# This is why we can't have nice things...



## JStinson (Mar 30, 2013)

...because other things eat them. 

I left him alone...and he's been on the hive for a couple of days. I figure he really can't be doing a whole lot of damage. 

This bee was still alive while she was being nibbled on. She eventually got lose and I picked her up to look at her. She had a bite mark on her. Didn't look too serious. I don't know if she ended up making it or not.


----------



## jdmidwest (Jul 9, 2012)

I love the praying mantis. I usually have some around the house. 

One stayed on a hummingbird feeder pole for about a week a few years ago catching yellow jackets. I would even bring him a grasshopper and feed him like a pet.
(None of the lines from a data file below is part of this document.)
diff --git a/detr-tensorflow_amd/csrc/common.hip b/detr-tensorflow_amd/csrc/common.hip
--- a/detr-tensorflow_amd/csrc/common.hip
+++ b/detr-tensorflow_amd/csrc/common.hip
@@ -41,6 +41,7 @@
     "DETR_HIP_X3_WG_ROUNDS",
     "DETR_HIP_X3_CONV",
     "DETR_HIP_SPLIT3_ALL",
+    "DETR_HIP_RING_GROUP",
 };
 static int g_tune[T_COUNT];
 static void load_tuning() {
diff --git a/detr-tensorflow_amd/csrc/gemm_f32.hip b/detr-tensorflow_amd/csrc/gemm_f32.hip
--- a/detr-tensorflow_amd/csrc/gemm_f32.hip
+++ b/detr-tensorflow_amd/csrc/gemm_f32.hip
@@ -583,6 +583,14 @@
     return gemm_ring_f32_plan(d->M, d->N, d->K, rp);
 }
 
+static bool gemm_ring_wgrad_eligible(const GemmPlan &p) {
+    const detr_gemm_desc *d = p.d;
+    const GemmArgs &g = p.g;
+    return p.bf16c && (p.tile == 1 || p.tile == 6 || p.tile == 7) && g.a16 && g.b16 && !p.ak && !p.bk && p.batch == 1 && p.split > 1 &&
+           g.slab_ts && !g.rowsum && d->M % 8 == 0 && d->N % 8 == 0 && d->lda % 8 == 0 && d->ldb % 8 == 0 && aligned16(d->A) &&
+           aligned16(d->B) && tune(T_GEMM_RING) != 2 && tune(T_GEMM_RING) != 3;
+}
+
 static int gemm_launch(const GemmPlan &p, hipStream_t s) {
     const GemmArgs &g = p.g;
     const detr_gemm_desc *d = p.d;
@@ -610,9 +618,7 @@
             return 0;
         }
     }
-    const bool ring_wgrad = p.bf16c && (p.tile == 1 || p.tile == 6 || p.tile == 7) && g.a16 && g.b16 && !ak && !bk && batch == 1 && p.split > 1 &&
-                            g.slab_ts && !g.rowsum && d->M % 8 == 0 && d->N % 8 == 0 && d->lda % 8 == 0 && d->ldb % 8 == 0 && aligned16(d->A) &&
-                            aligned16(d->B) && tune(T_GEMM_RING) != 2 && tune(T_GEMM_RING) != 3;
+    const bool ring_wgrad = gemm_ring_wgrad_eligible(p);
     DETR_REQUIRE(ring_wgrad || (p.tile != 6 && p.tile != 7), "gemm: the 128 x 256 / 256 x 128 tiles exist for the ring weight gradient only "
                  "(tile-ordered slabs in a workspace of detr_hip_workspace_bytes_gemm bytes are required)");
     if (ring_wgrad) {
@@ -661,11 +667,28 @@
     if (!ring_first && gemm_stream_eligible(p)) return 1;
     if (ring_first) return 2;
     if (gemm_ring_f32_eligible(p, rp)) return 3;
-    const GemmArgs &g = p.g;
-    const bool ring_wgrad = p.bf16c && (p.tile == 1 || p.tile == 6 || p.tile == 7) && g.a16 && g.b16 && !p.ak && !p.bk && p.batch == 1 && p.split > 1 &&
-                            g.slab_ts && !g.rowsum && d->M % 8 == 0 && d->N % 8 == 0 && d->lda % 8 == 0 && d->ldb % 8 == 0 && aligned16(d->A) &&
-                            aligned16(d->B) && tune(T_GEMM_RING) != 2 && tune(T_GEMM_RING) != 3;
-    return ring_wgrad ? 5 : 0;
+    return gemm_ring_wgrad_eligible(p) ? 5 : 0;
+}
+
+extern "C" int detr_hip_gemm_ring_wgrad_group_plan(int32_t n, const int32_t *M, const int32_t *N, const int32_t *K, const int32_t *split_k, int32_t *out) {
+    if (n < 1 || n > GEMM_MAX_GROUP || !M || !N || !K || !split_k) return -1;
+    GemmGroupArgs G;
+    int split[GEMM_MAX_GROUP];
+    G.n = n;
+    for (int i = 0; i < n; ++i) {
+        if (M[i] <= 0 || N[i] <= 0 || K[i] <= 0) return -1;
+        detr_gemm_desc d = {};
+        d.M = M[i]; d.N = N[i]; d.K = K[i]; d.split_k = split_k[i]; d.compute = 1;
+        split[i] = gemm_effective_split(&d);
+        G.g[i].M = M[i]; G.g[i].N = N[i];
+    }
+    const int grid = gemm_ring_wgrad_group_table(G, split);
+    if (out)
+        for (int i = 0; i < n; ++i) {
+            out[4 * i] = G.work_off[i]; out[4 * i + 1] = G.work_off[i + 1] - G.work_off[i];
+            out[4 * i + 2] = G.g[i].tiles_m * G.g[i].tiles_n; out[4 * i + 3] = split[i];
+        }
+    return grid;
 }
 
 extern "C" int detr_hip_gemm_f32(const detr_gemm_desc *d, void *stream) {
@@ -701,7 +724,9 @@
                    p[i].g.a16 == p[0].g.a16 && p[i].g.b16 == p[0].g.b16 && (p[i].split == 1 || p[i].partial) &&
                    !gemm_stream_eligible(p[i]);
         if (same) { RingPlan rp; for (int i = 0; i < m && same; ++i) same = !gemm_ring_eligible(p[i], rp) && !gemm_ring_f32_eligible(p[i], rp); }
-        if (!same) {
+        bool ring_group = !same && tune(T_RING_GROUP) != 2 && (m > 1 || tune(T_RING_GROUP) == 1);
+        for (int i = 0; i < m && ring_group; ++i) ring_group = gemm_ring_wgrad_eligible(p[i]) && p[i].tile == 1 && p[i].partial;
+        if (!same && !ring_group) {
             for (int i = 0; i < m; ++i)
                 if (gemm_launch(p[i], s)) return -1;
             done += m;
@@ -726,7 +751,12 @@
         else if (bk) launch_group_bf16<false, true, A16_, B16_>(G, grid, s);    \
         else launch_group_bf16<false, false, A16_, B16_>(G, grid, s);           \
     } while (0)
-        if (p[0].bf16c) {
+        if (ring_group) {
+            int split[GEMM_MAX_GROUP];
+            for (int i = 0; i < m; ++i) split[i] = p[i].split;
+            gemm_ring_wgrad_group_table(G, split);
+            if (gemm_ring_wgrad_group_launch(G, s)) return -1;
+        } else if (p[0].bf16c) {
             if (a16 && b16) DETR_GROUP_BF16(true, true);
             else if (a16) DETR_GROUP_BF16(true, false);
             else if (b16) DETR_GROUP_BF16(false, true);
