@@ -798,13 +811,16 @@
           const float e_up = __int_as_float (__builtin_amdgcn_readfirstlane (__float_as_int (0.5f * a.neg_delta_up)));
           const float e_down = __int_as_float (__builtin_amdgcn_readfirstlane (__float_as_int (0.5f * a.neg_delta_down)));
           float2 z[CV][8];
-#pragma unroll
-          for (int c = 0; c < CV; c++)
-            window_pack (in[c], s_win, lane, z[c]);
           if constexpr (CV == 2)
-            frame_forward2 (z[0], z[1], xbuf, s_tw, lane);
+            {
+              window_pack2 (in[0], in[1], s_win, lane, z[0], z[1]);
+              frame_forward2 (z[0], z[1], xbuf, s_tw, lane);
+            }
           else
-            frame_forward (z[0], xbuf, s_tw, lane);
+            {
+              window_pack (in[0], s_win, lane, z[0]);
+              frame_forward (z[0], xbuf, s_tw, lane);
+            }
 #pragma unroll
           for (int pass = 0; pass < 2; pass++)
             {
@@ -1712,8 +1728,8 @@
 }
 
 
-__device__ __forceinline__ long long
-sync_stream_base (const SyncDbArgs& a, long long stream)
+template<class ARGS> __device__ __forceinline__ long long
+sync_stream_base (const ARGS& a, long long stream)
 {
   if (a.stream_base)
     return a.stream_base[stream];
@@ -1722,8 +1738,8 @@
   return a.base0 + stream * a.base_stride;
 }
 
-__device__ __forceinline__ void
-sync_stream_range (const SyncDbArgs& a, long long stream, long long& first, long long& last)
+template<class ARGS> __device__ __forceinline__ void
+sync_stream_range (const ARGS& a, long long stream, long long& first, long long& last)
 {
   first = a.first;
   last = a.last;
@@ -1739,50 +1755,44 @@
 }
 
 
-template<int CV, bool SPLIT, int TLD> __global__ void __launch_bounds__ (64 * WAVES)
-sync_db_kernel (DevTables t, SyncDbArgs a)
+template<class ARGS> __device__ __forceinline__ bool
+sync_db_tile_unread (const ARGS& a, long long stream, long long tile_idx)
+{
+  const long long base = sync_stream_base (a, stream);
+  const int count = a.stream_count ? a.stream_count[stream] : a.count0;
+  long long sil_first, sil_last;
+  sync_stream_range (a, stream, sil_first, sil_last);
+  const long long tile0 = tile_idx * a.tile_frames;
+  if (tile0 >= count)
+    return true;
+  const long long n_here = (count - tile0) < a.tile_frames ? count - tile0 : a.tile_frames;
+  const long long idx_before = base + (tile0 - 2) * a.hop, idx_after = base + (tile0 + n_here + 1) * a.hop;
+  const int C = a.n_channels;
+  return (idx_after + 1024) * C < sil_first || idx_before * C > sil_last;
+}
+
+template<class ARGS> __device__ __forceinline__ void
+sync_db_item (const ARGS& a, long long id, unsigned tiles_x, long long& stream, long long& tile_idx)
+{
+  if (a.xcd_interleave)
+    {
+      const long long j = id >> 3;
+      stream = j % a.n_streams;
+      tile_idx = (j / a.n_streams) * 8 + (id & 7);
+    }
+  else
+    {
+      stream = id / tiles_x;
+      tile_idx = id - stream * tiles_x;
+    }
+}
+
+template<int CV, bool SPLIT, int TLD, class ARGS> __device__ __forceinline__ void
+sync_db_tile (const ARGS& a, long long stream, long long tile_idx, int plane_ch, const float2 *s_tw, const float *s_win, const float2 *s_twb,
+              float2 *s_x, float *s_tile, char *s_have)
 {
   constexpr int TILE_LD = TLD, TILE_MAX = TLD - 1, SPLIT_COLS = TILE_MAX / 2;
-  __shared__ float2 s_tw[512];
-  __shared__ float  s_win[1024];
-  __shared__ float2 s_twb[NB];
-  __shared__ float2 s_x[WAVES][XBUF_ELEMS];
-  __shared__ float  s_tile[NB * TILE_LD];
-  __shared__ char   s_have[TILE_MAX];
   const int lane = threadIdx.x & 63, wave = threadIdx.x >> 6;
-  if (a.silent_frames_are_zero && a.skip_unread_silent_tiles)
-    {
-      long long stream = blockIdx.y, tile_idx = blockIdx.x;
-      if (a.xcd_interleave)
-        {
-          const long long j = blockIdx.x >> 3;
-          stream = j % a.n_streams;
-          tile_idx = (j / a.n_streams) * 8 + (blockIdx.x & 7);
-        }
-      const long long base = sync_stream_base (a, stream);
-      const int count = a.stream_count ? a.stream_count[stream] : a.count0;
-      long long sil_first, sil_last;
-      sync_stream_range (a, stream, sil_first, sil_last);
-      const long long tile0 = tile_idx * a.tile_frames;
-      if (tile0 >= count)
-        return;
-      const long long n_here = (count - tile0) < a.tile_frames ? count - tile0 : a.tile_frames;
-      const long long idx_before = base + (tile0 - 2) * a.hop, idx_after = base + (tile0 + n_here + 1) * a.hop;
-      const int C = a.n_channels;
-      if ((idx_after + 1024) * C < sil_first || idx_before * C > sil_last)
-        return;
-    }
-  load_shared_tables (t, s_tw, s_win, s_twb);
-  __syncthreads();
-
-  long long stream = blockIdx.y, tile_idx = blockIdx.x;
-  if (a.xcd_interleave)
-    {
-      const long long j = blockIdx.x >> 3;
-      stream = j % a.n_streams;
-      tile_idx = (j / a.n_streams) * 8 + (blockIdx.x & 7);
-    }
-  const int plane_ch = blockIdx.z;
   const long long base = sync_stream_base (a, stream);
   const int count = a.stream_count ? a.stream_count[stream] : a.count0;
   long long sil_first, sil_last;
@@ -1792,7 +1802,7 @@
   if (tile0 >= count)
     return;
   const int C = a.n_channels;
-  float2 *xbuf = s_x[wave];
+  float2 *xbuf = s_x + wave * XBUF_ELEMS;
   const int n_here = (count - tile0) < TF ? int (count - tile0) : TF;
 
   for (int ff = wave; ff < n_here; ff += WAVES)
@@ -1810,31 +1820,19 @@
               float in[2][16];
               fetch_stereo (a.pcm, idx, 1024, lane, in[0], in[1]);
               float2 za[8], zb[8];
-              window_pack (in[0], s_win, lane, za);
-              window_pack (in[1], s_win, lane, zb);
-              fft512_forward2 (za, zb, xbuf, s_tw, lane);
+              window_pack2 (in[0], in[1], s_win, lane, za, zb);
+              frame_forward2 (za, zb, xbuf, s_tw, lane);
               const int k0 = MIN_BAND + lane, k1 = MIN_BAND + 64 + lane;
               const bool second = lane < NB - 64;
               float2 pa[4], pb[4];
-              lds_st (&xbuf[0 * 64 + lane], za[0]);
-              lds_st (&xbuf[1 * 64 + lane], za[1]);
-              lds_st (&xbuf[6 * 64 + lane], za[6]);
-              lds_st (&xbuf[7 * 64 + lane], za[7]);
-              wave_sync();
               pa[0] = lds_ld (&xbuf[zpos (k0)]);
               pa[1] = lds_ld (&xbuf[zpos (512 - k0)]);
               pa[2] = lds_ld (&xbuf[zpos (second ? k1 : k0)]);
               pa[3] = lds_ld (&xbuf[zpos (512 - (second ? k1 : k0))]);
-              wave_sync();
-              lds_st (&xbuf[0 * 64 + lane], zb[0]);
-              lds_st (&xbuf[1 * 64 + lane], zb[1]);
-              lds_st (&xbuf[6 * 64 + lane], zb[6]);
-              lds_st (&xbuf[7 * 64 + lane], zb[7]);
-              wave_sync();
-              pb[0] = lds_ld (&xbuf[zpos (k0)]);
-              pb[1] = lds_ld (&xbuf[zpos (512 - k0)]);
-              pb[2] = lds_ld (&xbuf[zpos (second ? k1 : k0)]);
-              pb[3] = lds_ld (&xbuf[zpos (512 - (second ? k1 : k0))]);
+              pb[0] = lds_ld (&xbuf[zposb (k0)]);
+              pb[1] = lds_ld (&xbuf[zposb (512 - k0)]);
+              pb[2] = lds_ld (&xbuf[zposb (second ? k1 : k0)]);
+              pb[3] = lds_ld (&xbuf[zposb (512 - (second ? k1 : k0))]);
               wave_sync();
               const float2 w0 = s_twb[lane], w1 = s_twb[second ? 64 + lane : lane];
               acc0 = __fadd_rn (acc0, db_from_complex (real_split (pa[0], pa[1], w0)));
@@ -1941,6 +1939,95 @@
       a.have[stream * a.have_stream_stride + tile0 + i] = s_have[i];
 }
 
+template<int CV, bool SPLIT, int TLD> __global__ void __launch_bounds__ (64 * WAVES)
+sync_db_kernel (DevTables t, SyncDbArgs a)
+{
+  __shared__ float2 s_tw[512];
+  __shared__ float  s_win[1024];
+  __shared__ float2 s_twb[NB];
+  __shared__ float2 s_x[WAVES][XBUF_ELEMS];
+  __shared__ float  s_tile[NB * TLD];
+  __shared__ char   s_have[TLD - 1];
+  long long stream = blockIdx.y, tile_idx = blockIdx.x;
+  if (a.xcd_interleave)
+    sync_db_item (a, blockIdx.x, 0, stream, tile_idx);
+  if (a.silent_frames_are_zero && a.skip_unread_silent_tiles && sync_db_tile_unread (a, stream, tile_idx))
+    return;
+  load_shared_tables (t, s_tw, s_win, s_twb);
+  __syncthreads();
+  sync_db_tile<CV, SPLIT, TLD> (a, stream, tile_idx, blockIdx.z , s_tw, s_win, s_twb, &s_x[0][0], s_tile, s_have);
+}
+
+struct SyncDbResidentParams
+{
+  DevTables    t;
+  SyncDbArgs   a;
+  unsigned int n_items, tiles_x;
+};
+template<int CV, bool SPLIT, int TLD> __global__ void __launch_bounds__ (64 * WAVES)
+sync_db_resident_kernel (SyncDbResidentParams p)
+{
+  __shared__ float4 s_tab[SYNC_DB_IMAGE_FLOATS / 4];
+  __shared__ float2 s_x[WAVES][XBUF_ELEMS];
+  __shared__ float  s_tile[NB * TLD];
+  __shared__ char   s_have[TLD - 1];
+  for (int i = threadIdx.x; i < SYNC_DB_IMAGE_FLOATS / 4; i += blockDim.x)
+    s_tab[i] = p.t.sync_db_image[i];
+  __syncthreads();
+  const float *s_f = reinterpret_cast<const float *> (s_tab);
+  const float2 *s_tw = reinterpret_cast<const float2 *> (s_f + SYNC_DB_IMAGE_TW), *s_twb = reinterpret_cast<const float2 *> (s_f + SYNC_DB_IMAGE_TWB);
+  const float *s_win = s_f + SYNC_DB_IMAGE_WIN;
+  const unsigned n_items = p.n_items, tiles_x = p.tiles_x;
+  for (unsigned id = blockIdx.x; id < n_items; id += gridDim.x)
+    {
+      typedef const SyncDbArgs __attribute__ ((address_space (4))) *const_args_ptr;
+      typedef const char __attribute__ ((address_space (4))) *const_char_ptr;
+      const_args_ptr ap = (const_args_ptr) ((const_char_ptr) __builtin_amdgcn_kernarg_segment_ptr() + offsetof (SyncDbResidentParams, a));
+      asm volatile ("" : "+s" (ap));
+      long long stream, tile_idx;
+      sync_db_item (*ap, id, tiles_x, stream, tile_idx);
+      if (ap->silent_frames_are_zero && ap->skip_unread_silent_tiles && sync_db_tile_unread (*ap, stream, tile_idx))
+        continue;
+      sync_db_tile<CV, SPLIT, TLD> (*ap, stream, tile_idx, 0, s_tw, s_win, s_twb, &s_x[0][0], s_tile, s_have);
+      __syncthreads();
+    }
+}
+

Then I had one that I found eating a tomato hornworm. That was very beneficial.









I am surprised the bees did not gang up on him and get rid of him. I have seen them get rid of bumbles, red wasps, and daddy long legs.


----------



## stajerc61 (Nov 17, 2009)

Just had one at the house two weeks ago. Did not know they were carnivorous. Have not seen one by the hives. Also had a walking stick last weekend. Cool pics.


----------



## jdmidwest (Jul 9, 2012)

They are interesting insects. I have caged and fed them, kept them as pets for a while. Kids love them.

Most are pretty tame and will walk on your finger and let you hold them after a short while. And they are carnivorous, you can feed them crickets or any other insect flying around.


----------



## JStinson (Mar 30, 2013)

I just wonder how he caught that bee. I have this mental image of a bee flying past at a full 18 mph and the praying mantis snapping her out of the air. I suppose the more likely scenario is that she landed or crawled across his claws.


----------



## jdmidwest (Jul 9, 2012)

They have catlike reflexes and stealth. Probably caught it in mid air.


----------



## Bee Bliss (Jun 9, 2010)

Thought I read where the mantis will prey on hummingbirds and can inflict injury on humans...


----------



## Slow Modem (Oct 6, 2011)

jdmidwest said:


> I love the praying mantis. I usually have some around the house.
> 
> One stayed on a hummingbird feeder pole for about a week a few years ago catching yellow jackets. I would even bring him a grasshopper and feed him like a pet.


I have read where they will eat hummingbirds.


----------